Sometimes these international encounters do lead to genuine romance. Such is the case with Robin and José, a couple I meet later that afternoon. The glances this couple exchange seem genuine, not a pantomime of love. A cute 25-year-old from Zurich, Robin met Jose, who is handsome and rather innocent-looking, in a Santo Domingo nightclub during her two-week vacation last year. She has returned now for three months, to study Spanish and live with Jose's family. Meanwhile Jose is working toward a degree in furniture design. They say they plan to marry and move to Zurich and open a store for imported Dominican furniture and handicrafts. "Even though we're from different worlds, Jose has become my best friend," says Robin respectfully, squeezing his hand across the table as he smiles on. "He shares my creative side."
But such friendships appear to be rare here in the Zona Rosa, Boca Chica's red light district, where everything is for sale. Down the street, Dominican girls in tight dresses and platforms, some so young that their bras require padding, flutter around tables of paunchy men, mostly European, who appear stunned into passivity by the abundance of female attention. While the male tourists are at least vaguely aware that certain female tourists, like them, are here to "have a good time," and though many men claim they are not surprised by the manner in which it happens, foreign women are so outnumbered by men that such arrangements basically fly under the male tourists" radar. Not under the Dominican women's, however. "Guys like [Alejandro], they also go with men," says Angela dismissively, a cocktail waitress at a local nightclub. "They go with one after the other. And then they go home and bring diseases back to their wives and girlfriends." She expels a sanguine sigh. "They do this to make money. But you can't believe a word they say. A whore-at least she knows what she is."

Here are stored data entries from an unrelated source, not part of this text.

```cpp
__global__ void __launch_bounds__(256) filter_epilogue_dft_kernel(const cplx* __restrict__ W, int C, int nfft, int len, const cplx* __restrict__ tw,
                                                                  const double* __restrict__ grpd, int conj_mode, int dc_rule, int shift_mode, int out_cplx,
                                                                  double fade_rel, void* __restrict__ outL, void* __restrict__ outR, size_t bstride) {
    W = boff(W, bstride); tw = boff(tw, bstride); grpd = boff(grpd, bstride); outL = boff(outL, bstride); outR = boff(outR, bstride);
    extern __shared__ __attribute__((aligned(16))) char smem[];
    cplx* buf = reinterpret_cast<cplx*>(smem);
    const int c = blockIdx.x, e = blockIdx.y;
    const int P = nfft / 2 + 1;
    const cplx* We = W + (size_t)e * P * C;
    int cpart = c;
    double sgn = 1.0;
    if (conj_mode == 1) {
        const int n = (int)floor(sqrt((double)c));
        const int m = c - n * n - n;
        cpart = n * n + n - m;
        sgn = (m & 1) ? -1.0 : 1.0;
    } else if (conj_mode == 2) {
        cpart = (c == 0) ? 0 : ((c & 1) ? c + 1 : c - 1);
    }
    const int n_shift = nfft / 2;
    const double delay = (e == 0) ? (double)n_shift : ((double)n_shift + grpd[1]) - grpd[0];
    for (int k = threadIdx.x; k < nfft; k += blockDim.x) {
        cplx v;
        int kb;
        if (k < P) {
            kb = k;
            v = We[(size_t)kb * C + c];
            if (kb == 0 && dc_rule) v = mk(We[(size_t)1 * C + c].x, 0.0);
        } else {
            kb = nfft - k;
            v = conj(We[(size_t)kb * C + cpart]);
            v.x *= sgn; v.y *= sgn;
        }
        if (shift_mode == 0) {
            const double omega = (double)kb / (double)nfft;
            double sn, cs;
            sincos((6.283185307179586 * omega) * delay, &sn, &cs);
            cplx E = mk(cs, -sn);
            if (kb == P - 1) E.y = 0.0;
            if (k >= P) E.y = -E.y;
            v = v * E;
        }
        buf[k] = v;
    }
    __syncthreads();
    const double inv_n = 1.0 / (double)nfft;
    const int nf = (int)round(fade_rel * (double)len);
    const int t0 = n_shift - len / 2;
    for (int tt = threadIdx.x; tt < len; tt += blockDim.x) {
        int t = t0 + tt;
        if (shift_mode == 1) { t = (t - n_shift) % nfft; if (t < 0) t += nfft; }
        cplx v = mk(0.0, 0.0);
        int j = 0;
        for (int k = 0; k < nfft; ++k) { cfma(v, buf[k], conj(tw[j])); j += t; if (j >= nfft) j -= nfft; }
        double win = 1.0;
        if (tt < nf || tt >= len - nf) {
            int i = (tt < nf) ? tt : (2 * nf - 1 - (nf + (tt - (len - nf))));
            win = 0.5 - 0.5 * cos(2.0 * kPi * (double)i / (double)(2 * nf - 1));
        }
        v.x *= inv_n * win;
        v.y *= inv_n * win;
        if (out_cplx) reinterpret_cast<cplx*>(e ? outR : outL)[(size_t)c * len + tt] = v;
        else reinterpret_cast<double*>(e ? outR : outL)[(size_t)c * len + tt] = v.x;
    }
}

static int ilog2(int n) { int l = 0; while ((1 << l) < n) ++l; return l; }
static bool is_pow2(int n) { return n > 0 && (n & (n - 1)) == 0; }

void launch_twiddles(int nfft, void* tw, hipStream_t st) {
    twiddle_kernel<<<bgrid((nfft + 255) / 256), 256, 0, st>>>(nfft, (cplx*)tw, batch_ctx().stride);
    KERNEL_CHECK();
}

int hrir_dirsum_chunks(int64_t D) { return (int)ceil_div(D, 64); }

void launch_hrir_grpdelay(const double* hL, const double* hR, int64_t L, int64_t D, int nfft, const void* tw,
                          double* partial, double* grpd, hipStream_t st) {
    const int chunk = 64;
    const int nchunks = hrir_dirsum_chunks(D);
    hrir_dirsum_kernel<<<bgrid(dim3(nchunks, 2)), 256, 0, st>>>(hL, hR, L, D, chunk, partial, batch_ctx().stride);
    KERNEL_CHECK();
    const int P = nfft / 2 + 1;
    int npow2 = 1;
    while (npow2 < P) npow2 <<= 1;
    size_t sm = (((size_t)L + 1) & ~(size_t)1) * 8 + (size_t)npow2 * 8 + (size_t)nfft * 16 + (size_t)std::max<int64_t>(1024, L) * 8;
    static PerDeviceOnce median_once;
    if (median_once.first()) HIP_CHECK(hipFuncSetAttribute((const void*)grpdelay_median_kernel, hipFuncAttributeMaxDynamicSharedMemorySize, 128 * 1024));
    grpdelay_median_kernel<<<bgrid(2), 1024, sm, st>>>(partial, nchunks, L, nfft, (const cplx*)tw, grpd, batch_ctx().stride);
    KERNEL_CHECK();
}

void launch_hrir_fft(const double* hL, const double* hR, int64_t L, int64_t D, const int64_t* didx, int nfft,
                     const void* tw, const double* grpd, int mode, int n_c, int kabs0, void* Hc, double* Habs,
                     int64_t ldD, hipStream_t st, double* HcT, int ldT) {
    if (!is_pow2(nfft)) {
        int td = HD_TD;
        while (td > 1 && (size_t)td * 2 * L * 8 > 48 * 1024) td >>= 1;
        if ((size_t)td * 2 * L * 8 > 64 * 1024) throw Error(2, "HRIR DFT: more than 4096 taps is not supported");
        hrir_dft_kernel<<<bgrid((unsigned)ceil_div(D, td)), 256, (size_t)td * 2 * L * 8, st>>>(hL, hR, L, D, didx, nfft, (const cplx*)tw, grpd, mode, n_c, kabs0,
                                                                                                (cplx*)Hc, Habs, ldD, HcT, ldT, td, batch_ctx().stride);
        KERNEL_CHECK();
        return;
    }
    const int log2n = ilog2(nfft);
    const int P = nfft / 2 + 1;
    if (P > HF_MAXS * 512) throw Error(2, "HRIR FFT: nfft above 2048 is not supported");
    if (nfft == WF_N && L <= WF_N && sw_on<Sw::HRIR_FFT_WAVE>()) {
        const size_t smw = sizeof(cplx) * (WF_TABLES + (size_t)HW_TD * HW_STRIDE);
        static PerDeviceOnce wave_once;
        if (wave_once.first())
            HIP_CHECK(hipFuncSetAttribute((const void*)hrir_fft_wave_kernel, hipFuncAttributeMaxDynamicSharedMemorySize, 160 * 1024));
        hrir_fft_wave_kernel<<<bgrid((unsigned)ceil_div(D, HW_TD)), 64 * HW_TD, smw, st>>>(hL, hR, L, D, didx, (const cplx*)tw, grpd, mode, n_c, kabs0,
                                                                                      (cplx*)Hc, Habs, ldD, HcT, ldT, batch_ctx().stride);
        KERNEL_CHECK();
        return;
    }
    size_t budget = (nfft >= 2048 ? 110 : 83) * 1024;
    if (const int kb = sw_int<Sw::HRIR_FFT_LDS_KB>()) budget = (size_t)kb * 1024;
    const size_t shared = (size_t)2 * P * 16 + 2 * HF_TD * sizeof(int);
    int TS = HF_TD;
    while (TS > 1 && (size_t)TS * nfft * 16 + shared > budget) TS >>= 1;
    const size_t sm = (size_t)TS * nfft * 16 + shared;
    static PerDeviceOnce attr_once;
    if (attr_once.first()) {
        HIP_CHECK(hipFuncSetAttribute((const void*)hrir_fft_kernel<8>, hipFuncAttributeMaxDynamicSharedMemorySize, 160 * 1024));
        HIP_CHECK(hipFuncSetAttribute((const void*)hrir_fft_kernel<4>, hipFuncAttributeMaxDynamicSharedMemorySize, 160 * 1024));
        HIP_CHECK(hipFuncSetAttribute((const void*)hrir_fft_kernel<2>, hipFuncAttributeMaxDynamicSharedMemorySize, 160 * 1024));
        HIP_CHECK(hipFuncSetAttribute((const void*)hrir_fft_kernel<1>, hipFuncAttributeMaxDynamicSharedMemorySize, 160 * 1024));
        HIP_CHECK(hipFuncSetAttribute((const void*)real_fft_gather_kernel, hipFuncAttributeMaxDynamicSharedMemorySize, 160 * 1024));
    }
    const dim3 grid = bgrid((unsigned)ceil_div(D, HF_TD));
#define EMAGLS_HF(TSV)                                                                                                               \
    hrir_fft_kernel<TSV><<<grid, 512, sm, st>>>(hL, hR, L, D, didx, nfft, log2n, (const cplx*)tw, grpd, mode, n_c, kabs0, (cplx*)Hc, \
                                                Habs, ldD, HcT, ldT, batch_ctx().stride)
    switch (TS) {
        case 8: EMAGLS_HF(8); break;
        case 4: EMAGLS_HF(4); break;
        case 2: EMAGLS_HF(2); break;
        default: EMAGLS_HF(1); break;
    }
#undef EMAGLS_HF
    KERNEL_CHECK();
}

void launch_real_fft_gather(const double* x, int64_t L, int64_t ncols, const int64_t* colidx, int nfft, const void* tw,
                            void* out, int64_t ldo, int64_t inner, int64_t ld_inner, hipStream_t st) {
    if (!is_pow2(nfft)) {
        if ((size_t)L * 8 > 64 * 1024) throw Error(2, "ATF DFT: more than 8192 taps is not supported");
        real_dft_gather_kernel<<<(unsigned)ncols, 256, (size_t)L * 8, st>>>(x, L, ncols, colidx, nfft, (const cplx*)tw, (cplx*)out, ldo, inner, ld_inner);
        KERNEL_CHECK();
        return;
    }
    const int log2n = ilog2(nfft);
    int TP = 8;
    while (TP > 1 && (size_t)TP * nfft * 16 + (size_t)nfft * 8 > 150 * 1024) TP >>= 1;
    const size_t sm = (size_t)TP * nfft * 16 + (size_t)nfft * 8;
    static PerDeviceOnce attr_once;
    if (attr_once.first()) {
        HIP_CHECK(hipFuncSetAttribute((const void*)real_fft_gather_kernel, hipFuncAttributeMaxDynamicSharedMemorySize, 160 * 1024));
    }
    const int64_t npairs = (ncols + 1) / 2;
    real_fft_gather_kernel<<<(unsigned)ceil_div(npairs, TP), 512, sm, st>>>(x, L, ncols, colidx, nfft, log2n, TP,
                                                                          (const cplx*)tw, (cplx*)out, ldo, inner, ld_inner);
    KERNEL_CHECK();
}

void launch_filter_epilogue(const void* W, int C, int nfft, int len, const void* tw, const double* grpd, int conj_mode,
                            int dc_rule, int shift_mode, int out_cplx, void* outL, void* outR, hipStream_t st, int n_ears,
                            double fade_rel) {
    if (!is_pow2(nfft)) {
        const size_t smd = (size_t)nfft * 16;
        if (smd > 64 * 1024) throw Error(2, "filter epilogue: a non-power-of-two FFT length above 4096 is not supported");
        filter_epilogue_dft_kernel<<<bgrid(dim3(C, n_ears)), 256, smd, st>>>((const cplx*)W, C, nfft, len, (const cplx*)tw, grpd, conj_mode, dc_rule, shift_mode,
                                                                           out_cplx, fade_rel, outL, outR, batch_ctx().stride);
        KERNEL_CHECK();
        return;
    }
    const int log2n = ilog2(nfft);
    const size_t sm = (size_t)nfft * 16 + (size_t)nfft * 8;
    if (sm > 48 * 1024) {
        static PerDeviceOnce attr_once;
        if (attr_once.first()) {
            HIP_CHECK(hipFuncSetAttribute((const void*)filter_epilogue_kernel, hipFuncAttributeMaxDynamicSharedMemorySize, 160 * 1024));
        }
    }
    filter_epilogue_kernel<<<bgrid(dim3(C, n_ears)), 256, sm, st>>>((const cplx*)W, C, nfft, log2n, len, (const cplx*)tw, grpd,
                                                        conj_mode, dc_rule, shift_mode, out_cplx, fade_rel, outL, outR, batch_ctx().stride);
    KERNEL_CHECK();
}

}
```

### emagls_amd/csrc/switches.hpp

```cpp
#pragma once
#include <climits>
#include <cmath>

namespace emagls {

#define EMAGLS_SWITCHES(X) \
    X(PLAN_CACHE,        INT,  4,     0, INT_MAX,   PROCESS, "shapes the one-shot entry points keep alive (0 = off)") \
    X(BATCH_MAX,         INT,  8,     1, 32,        PROCESS, "initial limit of designs per batch, read at load time (emagls_set_batch_max changes it at run time; the job scheduler sets it per chunk)") \
    X(BATCH_GROUPS,      INT,  2,     1, 4,         CALL,    "lane groups of a batch of more than 8 designs before its sweep (1 = one launch sequence)") \
    X(BATCH_LANES,       ON0,  1,     0, 1,         CALL,    "=0: batches in stream mode (per-plan pipelines) instead of lane mode") \
    X(DEBUG_LANES,       ON1,  0,     0, 1,         CALL,    "=1: why a batch was refused lane mode or common routes, on stderr") \
    X(STAGGER,           ON0,  1,     0, 1,         PROCESS, "=0: both lane groups of a batch issue the stages before the sweep in one order (default: complementary orders)") \
    X(DEFER_HH,          INT,  1,     0, 2,         PROCESS, "the orthonormal route of the low bins next to the sweep: 0 never, 1 batches and designs that have the device to themselves, 2 every lane batch") \
    X(GEO_KEEP,          ON0,  1,     0, 1,         PROCESS, "=0: sharing batches run their geometry stages on every execute") \
    X(GEO_LS_SHARED,     ON0,  1,     0, 1,         CALL,    "=0: sharing batches carry every HRIR set's least-squares rows through the factors instead of one kept Y_reg_inv per bin") \
    X(GRAM_LDS,          ON0,  1,     0, 1,         PROCESS, "=0: lane batches take the K-split Gram kernel + reduce instead of the LDS-staged one") \
    X(GRAM_MFMA4,        ON1,  0,     0, 1,         CALL,    "=1: the Gram tile on the 4 x 4 x 4 MFMA shape (measured slower; the tests' second form)") \
    X(XCD_RUNS,          ON0,  1,     0, 1,         PROCESS, "=0: gram_lds, gemm_tn_f64, synth_ls take their tiles in dispatch order instead of XCD-aware runs") \
    X(GRAM_ROUTE,        ON0,  1,     0, 1,         CALL,    "=0: no Gram route (all bins Householder + Jacobi)") \
    X(GRAM_COND_EST,     REAL, 3e3,   -HUGE_VAL, HUGE_VAL, CALL, "conditioning estimate below which the Gram route starts (the device check stays at 3e4)") \
    X(JACOBI_RUN,        INT,  0,     1, INT_MAX,   PROCESS, "bins per Jacobi workgroup on the Gram route (0: single bins where the stages are forked, runs of 2 in lane groups)") \
    X(REAL_INTERNAL,     ON0,  1,     0, 1,         CALL,    "=0: complex-basis eMagLS / eMagLS2 designs on the complex-arithmetic pipeline") \
    X(NO_GRAPH,          ON1,  0,     0, 1,         CALL,    "=1: eager launches instead of hipGraph replay (plans and batches, when they are created)") \
    X(STREAMS,           INT,  0,     1, 4,         CALL,    "streams of a single plan (0: one, until emagls_plan_set_streams)") \
    X(ONESHOT_STREAMS,   INT,  1,     1, 3,         CALL,    "streams of the one-shot plans of array designs") \
    X(SWEEP_PERSIST,     ON0,  1,     0, 1,         CALL,    "=0: launch-per-bin sweep instead of the persistent one") \
    X(PERSIST_GLOBAL,    ON1,  0,     0, 1,         CALL,    "=1: write-through granules even when a design sits on one XCD") \
    X(SWEEP_SYNTH,       ON0,  1,     0, 1,         CALL,    "=0: array designs on materialised operands instead of the synthesising sweep (when a plan is created)") \
    X(SWEEP_TWIN,        ON0,  1,     0, 1,         CALL,    "=0: launches of 9-16 designs as two independent workgroups per CU instead of twin workgroups") \
    X(SWEEP_REG,         INT,  1,     0, 2,         CALL,    "register-resident sweep: 0 never (the slab form), 1 for launches of more than 8 designs, 2 always") \
    X(REG_WAVES,         INT,  0,     INT_MIN, INT_MAX, CALL, "waves per workgroup of the register-resident sweep (4, 6, 8, 10, 12 whenever it fits; 0: the smallest count with which every workgroup owns a CU)") \
    X(REG_SPREAD,        INT,  2,     0, 2,         CALL,    "a launch's designs spread over all XCDs: 0 never, 1 whenever it fits, 2 when it needs fewer waves per workgroup than the one-XCD layout") \
    X(REG_PRIO,          INT,  1,     INT_MIN, INT_MAX, PROCESS, "=0: the register-resident sweep's waves at the default issue priority") \
    X(SWEEP_FETCH,       INT,  0,     0, 4,         PROCESS, "where the persistent sweep requests the next bin's operands") \
    X(SWEEP_WAIT_MS,     INT,  20,    1, INT_MAX,   PROCESS, "wall-clock limit of a wait for peers inside a resident sweep, in ms") \
    X(SWEEP_TIMING,      ON1,  0,     0, 1,         CALL,    "=1: in-kernel wall-clock stamps of the persistent sweep (when a plan is created)") \
    X(CU_BUDGET,         INT,  0,     0, INT_MAX,   CALL,    "CUs the resident sweeps may count on when their residency is decided (0: the device's)") \
    X(SYNTH_PAIRS,       ON0,  1,     0, 1,         PROCESS, "=0: synthesising sweep without antipodal microphone pairs") \
    X(SYNTH_SPLIT,       INT,  67,    INT_MIN, INT_MAX, PROCESS, "synthesising sweep: per cent of the producers' unit groups evaluated before barrier B1") \
    X(SYNTH_PRIO,        INT,  5,     0, 5,         PROCESS, "synthesising sweep: issue priorities (5: the chains of the two designs of an XCD tilted against the age order; 0: all chains 3, producers 0)") \
    X(STREAM_POOL,       ON0,  1,     0, 1,         PROCESS, "=0: destroy streams instead of recycling them (exposes a HIP runtime crash in long sessions)") \
    X(STREAM_WARM,       INT,  8,     0, INT_MAX,   PROCESS, "streams the pool parks before it hands the first one out") \
    X(POOL_GB,           INT,  128,   0, INT_MAX,   PROCESS, "device memory the block pool keeps for the next plans and arenas, in GB") \
    X(JOBS_FORK,         INT,  3,     1, 4,         PROCESS, "job scheduler: streams of a job list that is a single chunk (1 = lane groups as for chunks in flight)") \
    X(JOBS_RESIDENT,     INT,  0,     0, INT_MAX,   CALL,    "job scheduler: designs whose plans and batches stay resident between calls (0: max(256, 2 x batch x in flight))") \
    X(JOBS_AUTO_SHARE,   ON0,  1,     0, 1,         PROCESS, "=0: job scheduler shares no geometry unless the caller asks") \
    X(JOBS_TRACE,        ON1,  0,     0, 1,         PROCESS, "=1: time stamps of every chunk's steps and of block pool misses on stderr") \
    X(HRIR_FFT_WAVE,     ON0,  1,     0, 1,         CALL,    "=0: the HRIR prologue at nfft = 1024 on the LDS radix-2^2 transform instead of wave-private transforms") \
    X(HRIR_FFT_LDS_KB,   INT,  0,     40, 158,      CALL,    "LDS budget of the LDS-form HRIR transform's sub-tiles (0: 83, 110 at nfft = 2048)") \
    X(DECODE_FUSED,      ON0,  1,     0, 1,         CALL,    "=0: binauralDecode on the hipFFT passes for every filter length") \
    X(DECODE_REGFFT,     ON0,  1,     0, 1,         CALL,    "=0: the fused decode kernel on LDS transform passes also up to 512 taps") \
    X(DECODE_WAVE,       ON0,  1,     0, 1,         CALL,    "=0: the half-wave two-factor decode form also at 257-512 taps") \
    X(DECODE_FILTER_FFT, ONH,  0,     0, 1,         CALL,    "=hipfft: the filter side of the decode's wave form through hipFFT") \
    X(WA_REG,            ON0,  1,     0, 1,         CALL,    "=0: the 33-64-channel path's Householder kernels walk the columns through L2") \
    X(WA_TALL,           ON0,  1,     0, 1,         CALL,    "=0: the plain Householder kernels for problems of more than 448 rows instead of the LDS-reflector forms") \
    X(WA_YRI_MFMA,       ON0,  1,     0, 1,         CALL,    "=0: the 33-64-channel path's Y_reg_inv_k product on the vector pipe") \
    X(WA_JACOBI_FLAG,    REAL, 1e-14, -HUGE_VAL, HUGE_VAL, PROCESS, "the 33-64-channel path's Jacobi: another sweep follows one in which some rotation had |gamma| > x sqrt(alpha beta)") \
    X(WA_LEAF_ROWS,      INT,  0,     INT_MIN, INT_MAX, PROCESS, "tiled QR: upper bound of the leaf height, 1024 .. 4096 (anything else: 3072)")
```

At a few metal tables set up in front of the corner grocery store, Gaby and Ulrike sit with Alejandro and watch the parade of people. A pale, blonde woman in a halter top and tight, black leather jeans passes by, hand in hand with a dark-skinned young man. "Hola Ernesto," waves Alejandro, and the man nods a tight, quick acknowledgment without breaking his stride.
Later in the week, "Alex" will act as Ulrike's chofer, taking her to Santo Domingo, accompanying her to the Club Jubilee, and teaching her to salsa-dance. They'll stroll on the beach at midnight, though when she suggests skinny-dipping, he'll demur; Alex only takes off his clothes in private. He'll borrow a motorbike from his friend Eduardo and let Ulrike "repay" him the 250 pesos that he'll say the rental cost. As the desk clerk looks the other way, he'll accompany her back to her hotel room and make somewhat perfunctory love to her. And finally, he'll tell her about Yolanda, her school fees, and her overbite. He'll show Ulrike a well-worn picture of his daughter at age five, which he keeps in his pocket. When Ulrike says she wants to help and reaches for her wallet, he'll nod and wordlessly pocket what she offers. And when the week is over, after Ulrike heads to the airport with tearful promises to write often, Alejandro will take up his usual spot on the beach. He'll spend weeks (or, if he's lucky, days) in the hot sun in his hunt for big game: chatting up a special female tourist, spinning out her dreams.